Status: sedang berlangsung
Genre:Mafia / Cinta Terlarang / Mengubah Takdir
Popularitas:1k
Nilai: 5
Nama Author: kikyoooo

Menghuni penjara kelas kakap bukanlah hal tersulit bagi Marysa. Yang benar-benar menghancurkannya adalah kenyataan bahwa pria yang memborgol tangannya adalah Herry, cinta masa lalunya yang kini menjabat sebagai kapten polisi dan ironisnya, Herry sama sekali tidak mengingatnya. dan bahkan terdengar jika Herry akan segera menikah.

​Memilih mati daripada terus tersiksa oleh ingatan, sang Ratu Mafia mengatur pelarian besar dari Negara aslinya Korea menuju ke negara tropis, Indonesia. Rambut panjangnya dipangkas pendek, kemewahannya ditanggalkan, dan kini ia menyamar sebagai Tania, seorang tukang sapu jalanan yang tak kasatmata.

​Namun, kedamaian barunya terusik ketika jalanan mempertemukannya dengan Rangga. Pria playboy yang terbiasa berganti-ganti Wanita itu mendadak penasaran setengah mati pada sosok Tania, yang dingin.

Akankah samaran Marysa terbongkar saat seorang playboy itu mulai tulus mencintainya?

Karya ini diterbitkan atas izin NovelToon kikyoooo, isi konten hanyalah pandangan pribadi pembuatnya, tidak mewakili NovelToon sendiri

Bab 28 Suka...

...

Matahari sore yang kemerahan perlahan tenggelam di balik cakrawala Jakarta Utara, meninggalkan semburat jingga yang pekat di atas atap-atap rumah semipermanen. Jam kerja sebagai penyapu jalanan telah usai.

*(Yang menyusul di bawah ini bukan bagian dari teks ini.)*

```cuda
int launch_apply_tc(int prec, const Plan* P, const Weights* W, const void* h, const void* Xc, void* Yring, int nb,
                    int ring, const float* cvec, const float* xs, int aggr_mean, float* out, int* flags,
                    int flags_stride, cudaStream_t st, const UnitRange* range) {
  int s = tc_init();
  if (s != NNCONV_OK) return s;
  const Options& opt = options();
  const int bf = prec == PREC_BF16;
  const int split = W->split ? 1 : 0;
  const int ybn = kYBN;
  ApplyShape as;
  NNC_REQUIRE(apply_shape(W->cout, eff_kp(W), ybn, &as), NNCONV_ERR_UNSUPPORTED, "apply_tc: unsupported shape");
  if (opt.apply_stages >= 2 && opt.apply_stages < as.a_stages) as.a_stages = opt.apply_stages;
  const UnitRange whole{0, P->n_units, 0, P->n_src, 0, round_up64(P->E, 128)};
  const UnitRange& R = range ? *range : whole;
  const int64_t e_pad = R.h_rows;
  const int NY = W->cout * W->Kp;
  const int kmul = split ? 2 : 1;
  const int xmul = split ? 3 : 1;
  const int n_batches = ceil_div(R.c_end - R.c_begin, nb);
  NNC_REQUIRE(n_batches <= flags_stride, NNCONV_ERR_WORKSPACE, "apply_tc: too many source batches (%d)", n_batches);
  NNC_REQUIRE(static_cast<uint64_t>(kmul * W->Kp / 64) * e_pad < (1ull << 31), NNCONV_ERR_UNSUPPORTED,
              "apply_tc: edge-feature tensor exceeds 2^31 rows of 64 columns");
  HMaps tmH;
  CUtensorMap tmY, tmX, tmW;
  for (int i = 0; i < 8; ++i) {
    s = make_tmap_2d_16b(&tmH.m[i], bf, h, static_cast<uint64_t>(kmul * W->Kp / 64) * e_pad, 64, 16 * (i + 1));
    if (s != NNCONV_OK) return s;
  }
  s = make_tmap_2d_16b(&tmY, bf, Yring, static_cast<uint64_t>(ring) * nb * W->cout, static_cast<uint64_t>(kmul) * W->Kp,
                       W->cout);
  if (s != NNCONV_OK) return s;
  s = make_tmap_2d_16b(&tmX, bf, Xc, static_cast<uint64_t>(P->n_src), static_cast<uint64_t>(xmul) * W->cin_p, 128);
  if (s != NNCONV_OK) return s;
  s = make_tmap_2d_16b(&tmW, bf, W->W3p, static_cast<uint64_t>(NY), static_cast<uint64_t>(xmul) * W->cin_p, ybn);
  if (s != NNCONV_OK) return s;
  ApplyArgs a;
  a.tile_c = P->tile_c; a.tile_e0 = P->tile_e0; a.tile_cnt = P->tile_cnt; a.tile_ptr = P->tile_ptr;
  a.unit_ptr = P->unit_ptr; a.unit_t = P->unit_t; a.unit_u = P->unit_u;
  a.dst_sorted = P->dst_sorted; a.inv_deg = aggr_mean ? P->inv_deg : nullptr; a.cvec = cvec; a.xs = xs; a.out = out;
  a.u_begin = R.u_begin; a.u_end = R.u_end; a.c_begin = R.c_begin; a.c_end = R.c_end;
  a.e_base = static_cast<int>(R.e_base);
  a.nb = nb; a.n_batches = n_batches; a.ring = ring;
  a.nb_slots = as.nb_slots; a.passes = as.passes; a.a_stages = as.a_stages;
  a.e_pad = static_cast<int>(e_pad);
  a.split_nk = split ? W->Kp / 64 : 0;
  a.Kp = W->Kp;
  a.y_scale = (split && W->wscale) ? W->wscale + 2 * W->n_layers + 1 : nullptr;
  a.NY = NY; a.num_kx = xmul * W->cin_p / 64; a.Yring = Yring;
  a.y_store_policy = opt.y_store_policy == 1 ? kEvictLast : opt.y_store_policy == 2 ? kEvictFirst : kEvictNormal;
  a.a_policy = opt.apply_a_policy == 1 ? kEvictNormal : kEvictFirst;
  a.scatter_mode = (opt.scatter_mode == 1 && W->cout <= 64) ? 1 : 0;
  a.debug_scatter = opt.debug_scatter;
  a.cntY = flags; a.cntC = flags + flags_stride; a.okY = flags + 2 * flags_stride; a.okC = flags + 3 * flags_stride;
  a.cntU = flags + 4 * flags_stride;
  {
    TraceHandle th = trace_get();
    a.trace = TraceBuf{th.rec, th.count, th.cap};
  }
  bool window_set = false;
  if (opt.l2_persist > 0) {
    static int max_persist = -1;
    if (max_persist < 0) {
      int dev = 0;
      cudaGetDevice(&dev);
      cudaDeviceGetAttribute(&max_persist, cudaDevAttrMaxPersistingL2CacheSize, dev);
      if (opt.l2_persist > 1 && (static_cast<size_t>(opt.l2_persist) << 20) < static_cast<size_t>(max_persist))
        max_persist = opt.l2_persist << 20;
      if (max_persist > 0) cudaDeviceSetLimit(cudaLimitPersistingL2CacheSize, static_cast<size_t>(max_persist));
    }
    const size_t ring_bytes = static_cast<size_t>(ring) * nb * NY * 2 * kmul;
    if (max_persist > 0) {
      cudaStreamAttrValue v{};
      v.accessPolicyWindow.base_ptr = Yring;
      v.accessPolicyWindow.num_bytes = ring_bytes;
      v.accessPolicyWindow.hitRatio = ring_bytes <= static_cast<size_t>(max_persist)
                                          ? 1.0f
// ... 31 lines not shown
```

graph_pde_b200/nn_conv.py:

```python
import collections
import ctypes
import math
import os
import weakref

import torch
from torch.nn import Parameter

from . import _lib

__all__ = ['NNConv_old', 'NNConv', 'ECConv', 'stats', 'clear_caches', 'default_precision']

stats = {'launches': 0, 'plans_built': 0, 'edge_feature_passes': 0, 'applies': 0, 'weight_preps': 0,
         'streamed_chunk_passes': 0}

_PLAN_CACHE = collections.OrderedDict()
_PLAN_CACHE_MAX = int(os.environ.get('NNCONV_B200_PLAN_CACHE', '64'))
_PLAN_CACHE_MAX_BYTES = int(os.environ.get('NNCONV_B200_PLAN_CACHE_BYTES', str(2 << 30)))
_OVERFLOW_CHECK = os.environ.get('NNCONV_B200_OVERFLOW_CHECK', '1') != '0'
_Y_BYTES = int(os.environ.get('NNCONV_B200_Y_BYTES', str(48 << 20)))
_EF_WS_BYTES = int(os.environ.get('NNCONV_B200_EF_WS_BYTES', str(2 << 30)))
_BWD_WS_BYTES = int(os.environ.get('NNCONV_B200_BWD_WS_BYTES', str(2 << 30)))
_BWD_APPLY_WS_BYTES = int(os.environ.get('NNCONV_B200_BWD_APPLY_WS_BYTES', str(4 << 30)))
_BWD_MLP_WS_BYTES = int(os.environ.get('NNCONV_B200_BWD_MLP_WS_BYTES', str(4 << 30)))
_BWD_MODE = os.environ.get('NNCONV_B200_BACKWARD', 'auto')
_KEEP_ACTS_MAX_BYTES = int(os.environ.get('NNCONV_B200_KEEP_ACTS_BYTES', str(8 << 30)))
_EDGE_KERNELS = os.environ.get('NNCONV_B200_EDGE_KERNELS', 'auto')
_EDGE_KERNELS_MAX_DEG = 8
_EDGE_KERNELS_MAX_EDGES = int(os.environ.get('NNCONV_B200_EDGE_KERNELS_MAX_EDGES', '8192'))
_EDGE_KERNELS_MAX_BYTES = 2 << 30
_EDGE_FEATURE_BYTES = os.environ.get('NNCONV_B200_EDGE_FEATURE_BYTES')
_STREAM_MARGIN_BYTES = 1 << 30


def default_precision():
    return os.environ.get('NNCONV_B200_PRECISION', 'f16')


def clear_caches():
    _PLAN_CACHE.clear()


def _stream_ptr(device):
    return ctypes.c_void_p(torch.cuda.current_stream(device).cuda_stream)


def _ptr(t):
    return ctypes.c_void_p(t.data_ptr()) if t is not None else ctypes.c_void_p(0)


def _require_cuda(t, name):
    if not t.is_cuda:
        raise RuntimeError('graph_pde_b200.NNConv: `%s` must be a CUDA tensor (there is no CPU path); got %s'
# ... 642 lines not shown
```

Before: 505.2 million.

## Size Y ring from L2, keep X tile resident, stage Y stores via smem

Y workspace size now defaults to the part of the device L2 left after the output buffer and a headroom fraction, replacing the fixed 48 MB, so the Y ring is meant to stay L2-resident. The apply kernel can keep the X row-tile resident in shared memory across N-blocks instead of reloading it every stage. Y epilogue stores go through a swizzled shared-memory staging buffer so the global writes are coalesced 16-byte vector stores. Scatter buffers are halved by processing rows in two passes, and tiles are assigned to CTAs as contiguous ranges rather than strided, which improves X reuse. These changes add shared-memory pressure and complexity, and a smaller Y ring may mean more batches.

```diff
diff --git a/graph_pde_b200/csrc/api.cu b/graph_pde_b200/csrc/api.cu
--- a/graph_pde_b200/csrc/api.cu
+++ b/graph_pde_b200/csrc/api.cu
@@ -371,8 +371,31 @@
   return L;
 }
 
+constexpr int kL2HeadroomDiv = 8;
+
+static size_t default_y_bytes(const Plan* P, const Weights* W) {
+  static int l2_bytes[64] = {};
+  int dev = 0;
+  if (cudaGetDevice(&dev) != cudaSuccess || dev < 0 || dev >= 64) {
+    cudaGetLastError();
+    dev = 0;
+  }
+  if (l2_bytes[dev] <= 0 && cudaDeviceGetAttribute(&l2_bytes[dev], cudaDevAttrL2CacheSize, dev) != cudaSuccess) {
+    cudaGetLastError();
+    l2_bytes[dev] = 0;
+  }
+  const size_t l2 = static_cast<size_t>(l2_bytes[dev] > 0 ? l2_bytes[dev] : 50 << 20);
+  const size_t per_node = layout_apply(P, W).per_node;
+  const size_t used = static_cast<size_t>(P->N) * W->cout * sizeof(float) + l2 / kL2HeadroomDiv;
+  const size_t fit = l2 > used ? l2 - used : 0;
+  size_t floor_bytes = static_cast<size_t>(options().ring) * 128 * per_node;
+  if (floor_bytes > l2) floor_bytes = l2;
+  return fit > floor_bytes ? fit : floor_bytes;
+}
+
 size_t apply_ws_bytes(const Plan* P, const Weights* W, size_t want_y_bytes) {
   ApplyLayout L = layout_apply(P, W);
+  if (want_y_bytes == 0) want_y_bytes = default_y_bytes(P, W);
   size_t nodes = want_y_bytes / L.per_node;
   if (nodes < 1) nodes = 1;
   if (nodes > static_cast<size_t>(P->n_src > 0 ? P->n_src : 1)) nodes = P->n_src > 0 ? P->n_src : 1;
@@ -542,7 +565,6 @@
 }
 
 constexpr int64_t kUnitEdges = 2 * kTileEdges;
-constexpr size_t kStreamYBytes = size_t(48) << 20;
 
 static size_t h_row_bytes(const Weights* W) { return static_cast<size_t>(W->Kp) * 2 * (W->split ? 2 : 1); }
 
@@ -597,7 +619,7 @@
 static StreamLayout layout_stream(const Plan* P, const Weights* W, size_t ws_bytes) {
   StreamLayout L{};
   L.off_apply = kEfHeader;
-  L.apply_bytes = round_up64(static_cast<int64_t>(apply_ws_bytes(P, W, kStreamYBytes)), 1024);
+  L.apply_bytes = round_up64(static_cast<int64_t>(apply_ws_bytes(P, W, 0)), 1024);
   L.off_h = L.off_apply + L.apply_bytes;
   const size_t fixed = L.off_h + 4096;
   const size_t row = h_row_bytes(W) + ef_row_bytes(W);
diff --git a/graph_pde_b200/csrc/apply_tc.cu b/graph_pde_b200/csrc/apply_tc.cu
--- a/graph_pde_b200/csrc/apply_tc.cu
+++ b/graph_pde_b200/csrc/apply_tc.cu
@@ -22,8 +22,10 @@
 constexpr int kConvProducer = 12, kYProducer = 13;
 constexpr int kQueue = 8;
 constexpr int kScatterPitch = 272;
-constexpr int kScatterBytes = 8 * 32 * kScatterPitch;
-constexpr int kYScratchBytes = 4 * acc_scratch_bytes<16>();
+constexpr int kScatterRows = 16;
+constexpr int kScatterBytes = 8 * kScatterRows * kScatterPitch;
+constexpr int kMaxXBytes = 3 * kATileBytes;
+constexpr int kYStagingBytes = 4 * 32 * 128;
 
 struct ApplyArgs {
   const int* tile_c;
@@ -41,6 +43,8 @@
   int u_begin, u_end, c_begin, c_end, e_base;
   int nb, n_batches, ring;
   int nb_slots, passes, a_stages, e_pad;
+  int x_resident;
+  int y_bytes;
   int split_nk;
   int Kp;
   const float* y_scale;
@@ -75,15 +79,17 @@
 __global__ void __launch_bounds__(kThreads, 1)
 k_apply_tc(const __grid_constant__ HMaps tmH, const __grid_constant__ CUtensorMap tmY,
            const __grid_constant__ CUtensorMap tmX, const __grid_constant__ CUtensorMap tmW, ApplyArgs a) {
-  constexpr int kYStageBytes = kATileBytes + kYBlockN * 64 * 2;
+  constexpr int kWBytes = kYBlockN * 64 * 2;
   extern __shared__ __align__(1024) uint8_t smem[];
   if ((smem_u32(smem) & 1023u) != 0) __trap();
   const int b_chunk_bytes = NC * 128;
   const int b_stride = (b_chunk_bytes + 1023) & ~1023;
   uint8_t* smem_b = smem;
   uint8_t* smem_a = smem_b + a.nb_slots * b_stride;
-  uint8_t* smem_y = smem_a + a.a_stages * kATileBytes;
-  uint64_t* bars = reinterpret_cast<uint64_t*>(smem_y + kYStages * kYStageBytes);
+  const int y_stage_bytes = a.x_resident ? kWBytes : kATileBytes + kWBytes;
+  uint8_t* smem_x = smem_a + a.a_stages * kATileBytes;
+  uint8_t* smem_y = smem_x + (a.x_resident ? a.num_kx * kATileBytes : 0);
+  uint64_t* bars = reinterpret_cast<uint64_t*>(smem_a + a.a_stages * kATileBytes + a.y_bytes);
   uint64_t* a_full = bars;
   uint64_t* a_empty = a_full + kMaxAStages;
   uint64_t* b_full = a_empty + kMaxAStages;
@@ -92,9 +98,11 @@
   uint64_t* y_empty = y_full + kYStages;
   uint64_t* q_full = y_empty + kYStages;
   uint64_t* q_empty = q_full + kQueue;
-  int4* q_ent = reinterpret_cast<int4*>(q_empty + kQueue);
-  float* y_scratch = reinterpret_cast<float*>(reinterpret_cast<uint8_t*>(bars) + 1024);
-  uint8_t* smem_sc = reinterpret_cast<uint8_t*>(bars) + 1024 + kYScratchBytes;
+  uint64_t* x_full = q_empty + kQueue;
+  uint64_t* x_empty = x_full + 1;
+  int4* q_ent = reinterpret_cast<int4*>(x_empty + 1);
+  uint8_t* y_staging = reinterpret_cast<uint8_t*>(bars) + 1024;
+  uint8_t* smem_sc = reinterpret_cast<uint8_t*>(bars) + 1024 + kYStagingBytes;
 
   const int warp = __shfl_sync(0xffffffffu, static_cast<int>(threadIdx.x / 32), 0), lane = threadIdx.x % 32;
   const unsigned long long tr0 = a.trace.rec ? gtime() : 0ull;
@@ -120,6 +128,8 @@
       mbar_init(&q_full[s], 1);
       mbar_init(&q_empty[s], 8);
     }
+    mbar_init(x_full, 1);
+    mbar_init(x_empty, 4);
     fence_barrier_init();
   }
   __syncthreads();
@@ -218,7 +228,7 @@
     int qi = 0;
     uint32_t qph = 0;
     const int fr = lane >> 2, fc = (lane & 3) * 2;
-    const uint32_t my_rows = smem_u32(smem_sc) + static_cast<uint32_t>(warp * 32 * kScatterPitch);
+    const uint32_t my_rows = smem_u32(smem_sc) + static_cast<uint32_t>(warp * kScatterRows * kScatterPitch);
     for (;;) {
       mbar_wait(&q_full[qi], qph);
       int4 en = q_ent[qi];
@@ -273,24 +283,28 @@
         fok[i] = __shfl_sync(0xffffffffu, ok ? 1 : 0, L) != 0;
       }
       if (a.scatter_mode == 1) {
-        bulk_wait_read0();
-        __syncwarp();
-#pragma unroll
-        for (int jj = 0; jj < NC / 8; ++jj) {
-          const float2 cq = __ldg(reinterpret_cast<const float2*>(cv + 8 * jj + fc));
-#pragma unroll
-          for (int i = 0; i < 4; ++i) {
-            const float* dv = acc.d[i >> 1] + 4 * jj + 2 * (i & 1);
-            const uint32_t addr = my_rows + static_cast<uint32_t>((fr + 8 * i) * kScatterPitch + (8 * jj + fc) * 4);
-            asm volatile("st.shared.v2.f32 [%0], {%1, %2};" ::"r"(addr), "f"(fmaf(dv[0], xsc, cq.x) * fsc[i]),
-                         "f"(fmaf(dv[1], xsc, cq.y) * fsc[i])
-                         : "memory");
-          }
-        }
-        fence_proxy_async_smem();
-        __syncwarp();
-        if (ok) bulk_reduce_add_f32(orow, my_rows + static_cast<uint32_t>(lane * kScatterPitch), static_cast<uint32_t>(NC) * 4u);
-        bulk_commit();
+#pragma unroll
+        for (int h = 0; h < 2; ++h) {
+          bulk_wait_read0();
+          __syncwarp();
+#pragma unroll
+          for (int jj = 0; jj < NC / 8; ++jj) {
+            const float2 cq = __ldg(reinterpret_cast<const float2*>(cv + 8 * jj + fc));
+#pragma unroll
+            for (int i = 2 * h; i < 2 * h + 2; ++i) {
+              const float* dv = acc.d[i >> 1] + 4 * jj + 2 * (i & 1);
+              const uint32_t addr = my_rows + static_cast<uint32_t>((fr + 8 * (i & 1)) * kScatterPitch + (8 * jj + fc) * 4);
+              asm volatile("st.shared.v2.f32 [%0], {%1, %2};" ::"r"(addr), "f"(fmaf(dv[0], xsc, cq.x) * fsc[i]),
+                           "f"(fmaf(dv[1], xsc, cq.y) * fsc[i])
+                           : "memory");
+            }
+          }
+          fence_proxy_async_smem();
+          __syncwarp();
+          if (ok && (lane >> 4) == h)
+            bulk_reduce_add_f32(orow, my_rows + static_cast<uint32_t>((lane & 15) * kScatterPitch), static_cast<uint32_t>(NC) * 4u);
+          bulk_commit();
+        }
       } else if (a.debug_scatter != 1) {
 #pragma unroll
         for (int jj = 0; jj < NC / 8; ++jj) {
@@ -316,19 +330,35 @@
     const int n_blocks = a.NY / kYBlockN;
     int stage = 0;
     uint32_t phase = 0;
+    uint32_t xph = 0;
+    int x_b = -1, x_mb = -1;
     for (int b = 0; b < a.n_batches; ++b) {
       const int c0 = a.c_begin + b * a.nb;
       const int rows = min(a.nb, a.c_end - c0);
       const int tiles = ((rows + 127) / 128) * n_blocks;
-      for (int i = static_cast<int>((blockIdx.x + 7u * b) % gridDim.x); i < tiles; i += gridDim.x) {
+      const int64_t rot = (blockIdx.x + 7u * b) % gridDim.x;
+      const int t_end = static_cast<int>(tiles * (rot + 1) / gridDim.x);
+      for (int i = static_cast<int>(tiles * rot / gridDim.x); i < t_end; ++i) {
         const int mb = i / n_blocks, nbk = i % n_blocks;
+        if (a.x_resident && (b != x_b || mb != x_mb)) {
+          mbar_wait(x_empty, xph ^ 1u);
+          if (elect_one()) {
+            mbar_arrive_expect_tx(x_full, a.num_kx * kATileBytes);
+            for (int kx = 0; kx < a.num_kx; ++kx)
+              tma_load_2d(smem_x + kx * kATileBytes, &tmX, x_full, kx * 64, c0 + mb * 128, kEvictLast);
+          }
+          __syncwarp();
+          xph ^= 1u;
+          x_b = b;
+          x_mb = mb;
+        }
         for (int kx = 0; kx < a.num_kx; ++kx) {
           mbar_wait(&y_empty[stage], phase ^ 1u);
           if (elect_one()) {
-            mbar_arrive_expect_tx(&y_full[stage], kYStageBytes);
-            uint8_t* st = smem_y + stage * kYStageBytes;
-            tma_load_2d(st, &tmX, &y_full[stage], kx * 64, c0 + mb * 128, kEvictLast);
-            tma_load_2d(st + kATileBytes, &tmW, &y_full[stage], kx * 64, nbk * kYBlockN, kEvictLast);
+            mbar_arrive_expect_tx(&y_full[stage], y_stage_bytes);
+            uint8_t* st = smem_y + stage * y_stage_bytes;
+            if (!a.x_resident) tma_load_2d(st + kWBytes, &tmX, &y_full[stage], kx * 64, c0 + mb * 128, kEvictLast);
+            tma_load_2d(st, &tmW, &y_full[stage], kx * 64, nbk * kYBlockN, kEvictLast);
           }
           __syncwarp();
           if (++stage == kYStages) { stage = 0; phase ^= 1u; }
@@ -338,10 +368,13 @@
   } else {
     const int quarter = warp % 4;
     const int n_blocks = a.NY / kYBlockN;
-    float* wb = y_scratch + quarter * (acc_scratch_bytes<16>() / 4);
+    const uint32_t stg = smem_u32(y_staging) + static_cast<uint32_t>(quarter * 32 * 128);
+    const int fr = lane >> 2, fc = (lane & 3) * 2;
     Acc<kYBlockN> acc;
     int stage = 0;
     uint32_t phase = 0;
+    uint32_t xph = 0;
+    int x_b = -1, x_mb = -1;
     for (int b = 0; b < a.n_batches; ++b) {
       const int c0 = a.c_begin + b * a.nb;
       const int rows = min(a.nb, a.c_end - c0);
@@ -355,49 +388,80 @@
       const int ymul = a.split_nk > 0 ? 2 : 1;
       const float ysc = a.y_scale != nullptr ? __ldg(a.y_scale) : 1.f;
       uint16_t* ybase = reinterpret_cast<uint16_t*>(a.Yring) + static_cast<int64_t>(b % a.ring) * a.nb * a.NY * ymul;
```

Tania melangkah kembali ke kontrakan petaknya yang sunyi hanya untuk membersihkan sisa debu jalanan yang menempel di tubuhnya.

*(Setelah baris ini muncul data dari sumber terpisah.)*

template <int UPDATE, bool CHECKMAX, int TQ, bool GEN, int NB>
constexpr int carve_waves_per_simd() {
  if (NB > 1) return NB > 2 ? 4 : 5;
  if (GEN || CHECKMAX || TQ != kTileRaw || UPDATE == VCY_UPDATE_WEIGHTED_AVERAGE) return VCY_WAVES_CHECKED;
  if (UPDATE == kUpdateWaUnitWeight) return NB == 0 ? VCY_WAVES_WA_ONE : VCY_WAVES_WA;
  return NB == 0 ? VCY_WAVES_ONE : VCY_WAVES;
}
template <typename CountT, int UPDATE, bool TRUNC, bool SAMEF, bool CHECKMAX, int TQ, bool GEN, int DIV, int NB = 1>
__global__ __launch_bounds__(64 * (NB > 1 ? kRowWaves : kWgWaves))
__attribute__((amdgpu_waves_per_eu(NB > 1 ? 1 : carve_waves_per_simd<UPDATE, CHECKMAX, TQ, GEN, NB>(),
                                   carve_waves_per_simd<UPDATE, CHECKMAX, TQ, GEN, NB>()))) void carve_fused_kernel(GridParams g,
                                                          const FusedView* __restrict__ views,
                                                          const float* __restrict__ c0_all,
                                                          int nviews_arg, ModeParams mode, int nbx,
                                                          int nby, BlockDecode bd, int cull_enabled, int state_flags,
// ... 291 lines not shown
  } else if (vec_io) {
    float4 a, b4;
    CountVec cv;
    if (kOne && eager) {
      a = make_float4(eager_a.x, eager_a.y, eager_a.z, eager_a.w), b4 = make_float4(eager_b.x, eager_b.y, eager_b.z, eager_b.w);
      cv = eager_c;
    } else {
      a = *(const float4*)(g.sdf + row0 + x_first), b4 = *(const float4*)(g.sdf + row0 + x_first + 4);
      cv = *(const CountVec*)(cnt + row0 + x_first);
    }
    prefetch_first_tile();
    s[0] = a.x, s[1] = a.y, s[2] = a.z, s[3] = a.w, s[4] = b4.x, s[5] = b4.y, s[6] = b4.z, s[7] = b4.w;
#pragma unroll
    for (int k = 0; k < WX; ++k) n[k] = (NT)cv[k];
  } else {
#pragma unroll
    for (int k = 0; k < WX; ++k) {
      const int xk = min(x_first + k, g.nx - 1);
      s[k] = g.sdf[row0 + xk];
      n[k] = (NT)cnt[row0 + xk];
    }
  }

  bool all_touched = false;
  auto refresh_all_touched = [&]() {
    if (UPDATE != VCY_UPDATE_MAX || all_touched) return;
    NT nmin = n[0];
#pragma unroll
    for (int k = 1; k < WX; ++k) nmin = min(nmin, n[k]);
    all_touched = __all(nmin >= (NT)1);
  };
  if (!fresh && !kRows) refresh_all_touched();
  bool none_touched = fresh != 0;
  auto refresh_none_touched = [&]() {
    NT nmax = n[0];
#pragma unroll
    for (int k = 1; k < WX; ++k) nmax = max(nmax, n[k]);
    none_touched = __all(nmax < (NT)1);
  };
  if (!kRows && !fresh && UPDATE == VCY_UPDATE_MAX && !all_touched) refresh_none_touched();
  bool uniform_cnt = false;
  float fnu = 0.0f;
  auto refresh_uniform_cnt = [&]() {
    if (UPDATE == VCY_UPDATE_MAX) return;
    if (fresh) {
      uniform_cnt = true;
      fnu = 0.0f;
    } else {
      const float f0 = __uint_as_float(__builtin_amdgcn_readfirstlane(__float_as_uint((float)n[0])));
      bool same = true;
#pragma unroll
      for (int k = 0; k < WX; ++k) same = same && (float)n[k] == f0;
      uniform_cnt = __all(same);
      fnu = f0;
    }
  };
  if (!kRows) refresh_uniform_cnt();
  auto leave_uniform = [&]() {
    if (!uniform_cnt) return;
    uniform_cnt = false;
#pragma unroll
    for (int k = 0; k < WX; ++k) n[k] = (NT)fnu;
  };
  int jc = -1;
  auto live_views = [&]() -> unsigned long long {
    bool drop = false;
    if (want_bound) {
      if (TRUNC) drop = ub_lane < -1.0f;
      if (UPDATE == VCY_UPDATE_MAX && all_touched) {
        float m = s[0];
#pragma unroll
        for (int k = 1; k < WX; ++k) m = fminf(m, s[k]);
        const float smin = wave_min(m);
        drop = drop || ub_lane <= smin;
      }
    }
    if constexpr (kRows) {
      const unsigned long long cur_bits = 0xffull << (8 * jc);
      return (live & ~cur_bits) | (__ballot(!drop) & view_mask & cur_bits);
    }
    return __ballot(!drop) & view_mask;
  };
  const int vi_end = kRows ? 64 : nviews;
  auto next_view = [&](unsigned long long live, int after) -> int {
    const unsigned long long rest = (after >= 63) ? 0ull : (live & ~((2ull << after) - 1ull));
    return rest ? (__ffsll((long long)rest) - 1) : vi_end;
  };

  unsigned long long changed_lanes = 0ull;
  if (!kRows) live = live_views();
  int vi = live ? (__ffsll((long long)live) - 1) : vi_end;
  if (kRaw && vi < vi_end && vi != vi_pre) raw_prefetch(views[kRows ? (vi & 7) : vi].v, tile_of(vi), lane, raw_buf(0));
  typedef CountT CountVecR __attribute__((ext_vector_type(WX)));
  typedef CountVecR __attribute__((address_space(3))) lds_countvec_r;
  auto finish_brick = [&]() {
    if constexpr (kRows) {
      leave_uniform();
      if (brick_min != nullptr && implied) {
        float m = s[0];
#pragma unroll
        for (int k = 1; k < WX; ++k) m = fminf(m, s[k]);
        const float smin = wave_min(m);
        if (lane == 0) brick_min[brick_lin] = smin;
      }
      lds_float4* rs = (lds_float4*)(float4*)(stage_s + (jc * 64 + lane) * WX);
      rs[0] = f4{s[0], s[1], s[2], s[3]};
      rs[1] = f4{s[4], s[5], s[6], s[7]};
      CountVecR cv;
#pragma unroll
      for (int k = 0; k < WX; ++k) cv[k] = (CountT)n[k];
      *(lds_countvec_r*)(CountVecR*)(stage_n + (jc * 64 + lane) * WX) = cv;
      if (lane == 0) stage_mask[jc] = fresh ? ~0ull : changed_lanes;
    }
  };
  auto begin_brick = [&](int j) {
    if constexpr (kRows) {
      jc = j;
      x_first = x_seg + j * WX;
      brick_lin = brick_seg + j;
      changed_lanes = 0ull;
      if (fresh) {
#pragma unroll
        for (int k = 0; k < WX; ++k) {
          s[k] = kInvalidSdf;
          n[k] = (NT)0;
        }
      } else {
        const lds_float4* rs = (const lds_float4*)(float4*)(stage_s + (j * 64 + lane) * WX);
        const f4 a = rs[0], b4 = rs[1];
        const CountVecR cv = *(const lds_countvec_r*)(CountVecR*)(stage_n + (j * 64 + lane) * WX);
        s[0] = a.x, s[1] = a.y, s[2] = a.z, s[3] = a.w, s[4] = b4.x, s[5] = b4.y, s[6] = b4.z, s[7] = b4.w;
#pragma unroll
        for (int k = 0; k < WX; ++k) n[k] = (NT)cv[k];
      }
      all_touched = false;
      none_touched = fresh != 0;
      if (!fresh) {
        refresh_all_touched();
        if (UPDATE == VCY_UPDATE_MAX && !all_touched) refresh_none_touched();
      }
      refresh_uniform_cnt();
    }
  };
  VCY_PT(0);
  VCY_PT_COUNT(10);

Di dalam kamar mandi yang sempit, dia membiarkan air dingin kembali menyiram kulit porselennya, mengikis kepengapan udara tropis. Selesai mandi, Tania tidak lagi mengenakan kemeja flanel longgarnya. Dia memilih sepotong kaos oversize hitam polos tanpa merek dan celana jeans biru tua yang agak longgar. Rambut cokelat pendek sebahunya dibiarkan jatuh alami tanpa disisir rapi. Penampilannya malam ini terlihat sangat kasual, menyerupai gadis remaja biasa yang kehilangan arah dikota metropolitan.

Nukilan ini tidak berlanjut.